To estimate the ASP’s and compared approaches’ ability to classify unseen hexapeptides repeated 10-fold cross-validation (cv) strategy was used. It means splitting the data randomly into 10 mutually exclusive folds, building a model on all but one fold, and evaluating the model on the skipped fold. The procedure was repeated 10 times and the overall assessment of the model was based on the mean of those 10 individual evaluations. Table 3 summarizes the performances of the compared methods on WALTZ-DB and Maurer-Stroh databases. It is noticable that the ASP approach achieved best F-score for smaller dataset (Maurer-Stroh) and an average F-score for the bigger one (WALTZ-DB), hence it can be used with a high reliability to recognize amyloid proteins.
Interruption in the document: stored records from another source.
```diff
@@ -735,14 +793,14 @@
         alloc_outputs(ctx, L, exact);
         const size_t zeroed = kCtrlBytes + (static_cast<size_t>(p.ntiles) + L.nranges) * 8;
         RV_HIP(hipMemsetAsync(L.ctrl.dev, 0, (zeroed + 15) & ~size_t(15), ctx->stream));
+        if (L.on_host) reset_host_words(L);
         if (L.plain.fn) {
             enable_lds(ctx, reinterpret_cast<const void *>(L.plain.fn), L.plain.lds);
             p.depth = L.plain.depth;
         }
         hipLaunchKernelGGL(L.plain.fn ? L.plain.fn : L.fn, dim3(L.grid), dim3(L.block), L.plain.fn ? L.plain.lds : L.lds, ctx->stream, p);
         RV_HIP(hipGetLastError());
-        RV_HIP(hipMemcpyAsync(L.ctrl.host, L.ctrl.dev, kCtrlBytes, hipMemcpyDeviceToHost, ctx->stream));
-        RV_HIP(hipStreamSynchronize(ctx->stream));
+        fetch_results(ctx, L, true);
         require(h->err == 0 && h->overflow == 0 && h->out_count == exact, RV_ERR_INTERNAL, "re-run after an output overflow disagrees with the first pass");
         ctx->overflow_reruns += 1;
     }
@@ -757,8 +815,7 @@
         if (L.timed) RV_HIP(hipEventRecord(ctx->evk0, ctx->stream));
         launch_redo(ctx, L);
         if (L.timed) RV_HIP(hipEventRecord(ctx->evk1, ctx->stream));
-        RV_HIP(hipMemcpyAsync(L.ctrl.host, L.ctrl.dev, kCtrlBytes, hipMemcpyDeviceToHost, ctx->stream));
-        RV_HIP(hipStreamSynchronize(ctx->stream));
+        fetch_results(ctx, L, false);
         if (L.timed) {
             float ms = 0.f;
             RV_HIP(hipEventElapsedTime(&ms, ctx->evk0, ctx->evk1));
@@ -767,6 +824,7 @@
         require(h->overflow == 0, RV_ERR_INTERNAL, "redo kernel: outputs too small after the pass fitted them");
     }
     const uint64_t rows = h->out_count;
+    if (L.on_host && !L.copied) ctx->results_on_host += 1;
     if (ctx->opt_debug & 4)
         fprintf(stderr, "[scan] tiles %llu | scanner polls %llu, tiles scanned %llu, empty polls %llu | fallback look-backs %llu\n",
                 static_cast<unsigned long long>(p.ntiles), h->stamps[28], h->stamps[29], h->stamps[30], h->stamps[31]);
diff --git a/rivulus_amd/csrc/launch.hpp b/rivulus_amd/csrc/launch.hpp
--- a/rivulus_amd/csrc/launch.hpp
+++ b/rivulus_amd/csrc/launch.hpp
@@ -27,7 +27,9 @@
     unsigned long long out_count;
     unsigned long long valid_pop[8];
     unsigned long long pops[3];
-    unsigned long long pad0[3];
+    uint32_t redo_flag;
+    uint32_t pad1;
+    unsigned long long pad0[2];
     rvk::AggPartial agg;
     unsigned long long stamps[32];
     uint32_t redo_count;
@@ -36,6 +38,7 @@
 
 static_assert(sizeof(Ctrl) <= kCtrlBytes, "ctrl block");
 static_assert(offsetof(Ctrl, agg) == 128, "ctrl layout");
+static_assert(offsetof(Ctrl, redo_flag) == offsetof(Ctrl, out_count) + rvk::kRedoFlagBytesPastCount, "the kernels find redo_flag from out_count");
 
 size_t elem_bytes(rv_dtype t, uint64_t n);
 size_t bitmap_words_bytes(uint64_t n);
@@ -93,6 +96,8 @@
     uint32_t range_rows = 0;
     uint64_t nranges = 0;
     bool launched = false;
+    bool on_host = false;
+    bool copied = false;
     DevBufRef wave_counts;
     bool redo_queued = false;
     bool timed = false;
@@ -128,6 +133,7 @@
                  const uint32_t *proj, uint32_t nproj, rv_dcolumn **out, rv_dcolumn **sel_out, FusedLaunch &L, const ExprInfo *ex = nullptr,
                  BatchReq *req = nullptr, RangeOffsets *ranges = nullptr);
 uint64_t fused_finish(rv_ctx *ctx, FusedLaunch &L);
+void wait_for_launch(rv_ctx *ctx, hipEvent_t ev);
 void abandon_launch(rv_ctx *ctx, FusedLaunch &L);
 uint64_t run_fused_pass(rv_ctx *ctx, const rv_dcolumn *const *cols, uint32_t ncols, const rv_term *terms, uint32_t nterms, rv_null_policy policy,
                         const uint32_t *proj, uint32_t nproj, rv_dcolumn **out, rv_dcolumn **sel_out, const ExprInfo *ex = nullptr, BatchReq *req = nullptr,
diff --git a/rivulus_amd/csrc/lookback.hpp b/rivulus_amd/csrc/lookback.hpp
--- a/rivulus_amd/csrc/lookback.hpp
+++ b/rivulus_amd/csrc/lookback.hpp
@@ -66,7 +66,7 @@
             base -= 64 * kLookK;
         } else {
             if (++spins > spin_limit) {
-                if (lane == 0) atomicExch(err, 1u);
+                if (lane == 0) *err = 1u;
                 break;
             }
             __builtin_amdgcn_s_sleep(2);
diff --git a/rivulus_amd/csrc/query.hip b/rivulus_amd/csrc/query.hip
--- a/rivulus_amd/csrc/query.hip
+++ b/rivulus_amd/csrc/query.hip
@@ -1066,10 +1066,11 @@
     }
     mask_window_compact(ctx, w, w.assumed, outs);
     RV_HIP(hipMemcpyAsync(w.ctrl.host, w.ctrl.dev, kCtrlBytes, hipMemcpyDeviceToHost, ctx->stream));
+    ctx->result_copies += 1;
     RV_HIP(hipEventRecord(w.ctrl.ev, ctx->stream));
 }
 static uint64_t mask_window_finish(rv_ctx *ctx, MaskWindow &w, rv_dcolumn **outs, uint32_t nproj) {
-    RV_HIP(hipEventSynchronize(w.ctrl.ev));
+    wait_for_launch(ctx, w.ctrl.ev);
     const uint64_t rows = static_cast<const Ctrl *>(w.ctrl.host)->pops[0];
     release_launch_ctrl(ctx, w.ctrl);
     w.launched = false;
diff --git a/rivulus_amd/csrc/result_words.hpp b/rivulus_amd/csrc/result_words.hpp
--- /dev/null
+++ b/rivulus_amd/csrc/result_words.hpp
@@ -0,0 +1,42 @@
+#pragma once
+
+#include <stdint.h>
+
+namespace rvw {
+
+struct Flags {
+    int stamp;
+    int xs;
+    int outvalid;
+};
+
+struct Launch {
+    int flags;
+    int validity_outputs;
+    int bit_streams;
+    int64_t debug;
+    bool stamp;
+};
+
+inline bool results_on_host(const Flags &f, const Launch &l) {
+    if (l.flags & (f.stamp | f.xs | f.outvalid)) return false;
+    if (l.validity_outputs > 0 || l.bit_streams > 0) return false;
+    return l.debug == 0 && !l.stamp;
+}
+
+template <class Query, class Block, class Now, class Pause>
+int wait_bounded(int64_t budget_us, Query query, Block block, Now now, Pause pause) {
+    int q = query();
+    if (q != 1) return q;
+    if (budget_us > 0) {
+        const int64_t t0 = now();
+        while (now() - t0 < budget_us) {
+            pause();
+            q = query();
+            if (q != 1) return q;
+        }
+    }
+    return block();
+}
+
+}
diff --git a/rivulus_amd/csrc/runtime.hpp b/rivulus_amd/csrc/runtime.hpp
--- a/rivulus_amd/csrc/runtime.hpp
+++ b/rivulus_amd/csrc/runtime.hpp
@@ -239,6 +239,9 @@
     uint64_t fused_rows_scanned = 0;
     uint64_t batch_counts_in_pass = 0;
     uint64_t overflow_reruns = 0;
+    uint64_t results_on_host = 0;
+    uint64_t result_copies = 0;
+    int64_t opt_wait_spin_us = 0;
     int64_t opt_inject_failure = 0;
     bool undrained = false;
     int64_t opt_join_hash_bits = 0;
@@ -266,6 +269,7 @@
         void *dev = nullptr;
         size_t bytes = 0;
         void *host = nullptr;
+        void *host_dev = nullptr;
         hipEvent_t ev = nullptr;
         hipEvent_t tk0 = nullptr, tk1 = nullptr;
         size_t clean = 0, dirty = 0;
diff --git a/rivulus_amd/csrc/thresholds.hpp b/rivulus_amd/csrc/thresholds.hpp
--- a/rivulus_amd/csrc/thresholds.hpp
+++ b/rivulus_amd/csrc/thresholds.hpp
@@ -18,6 +18,8 @@
 constexpr double kStretchSparseUpTo = 0.30, kStretchDenseFrom = 0.55, kStretchKnownBand = 0.05;
 constexpr int kStretchLeastBlocks = 24, kStretchesMost = 4;
 constexpr uint64_t kStretchFromRows = uint64_t{1} << 28;
+
+constexpr int64_t kWaitSpinUs = 1000;
 
 constexpr uint64_t kNarrowAfterWholeScans = 2;
 constexpr uint64_t kNarrowFromRows = uint64_t{1} << 25;
```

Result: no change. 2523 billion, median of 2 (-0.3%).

BNB is outstanding for the WALTZ-DB and almost as good as ASP for Maurer-Stroh database.

Table 3. Performance of compared methods on WALTZ-DB and Maurer-Stroh databases in terms of Precision (P), Recall (R), and F-score (F1)

5 Conclusion

In this paper, we proposed an approach for learning context-free grammars from positive and negative samples by using logic programming. We encode the set of samples, together with limits on the number of non-terminals to be synthesized as an answer set program. A stable model (an answer set) for the program contains a set of grammar rules that derives all positive samples and no negative samples. A feature of this approach is that we can synthesize a compact set of rules in Chomsky normal form. The other feature is that our learning method reflects future improvements on ASP solvers. We present experimental results on learning CFGs for fundamental context-free languages, including a set of strings composed of the equal numbers of a’s and b’s and the set of strings over \(\{a, b\}\) not of the form ww. Another series of experiments on random languages shows that our encoding can speed up computations in comparison with SAT and CSP encodings.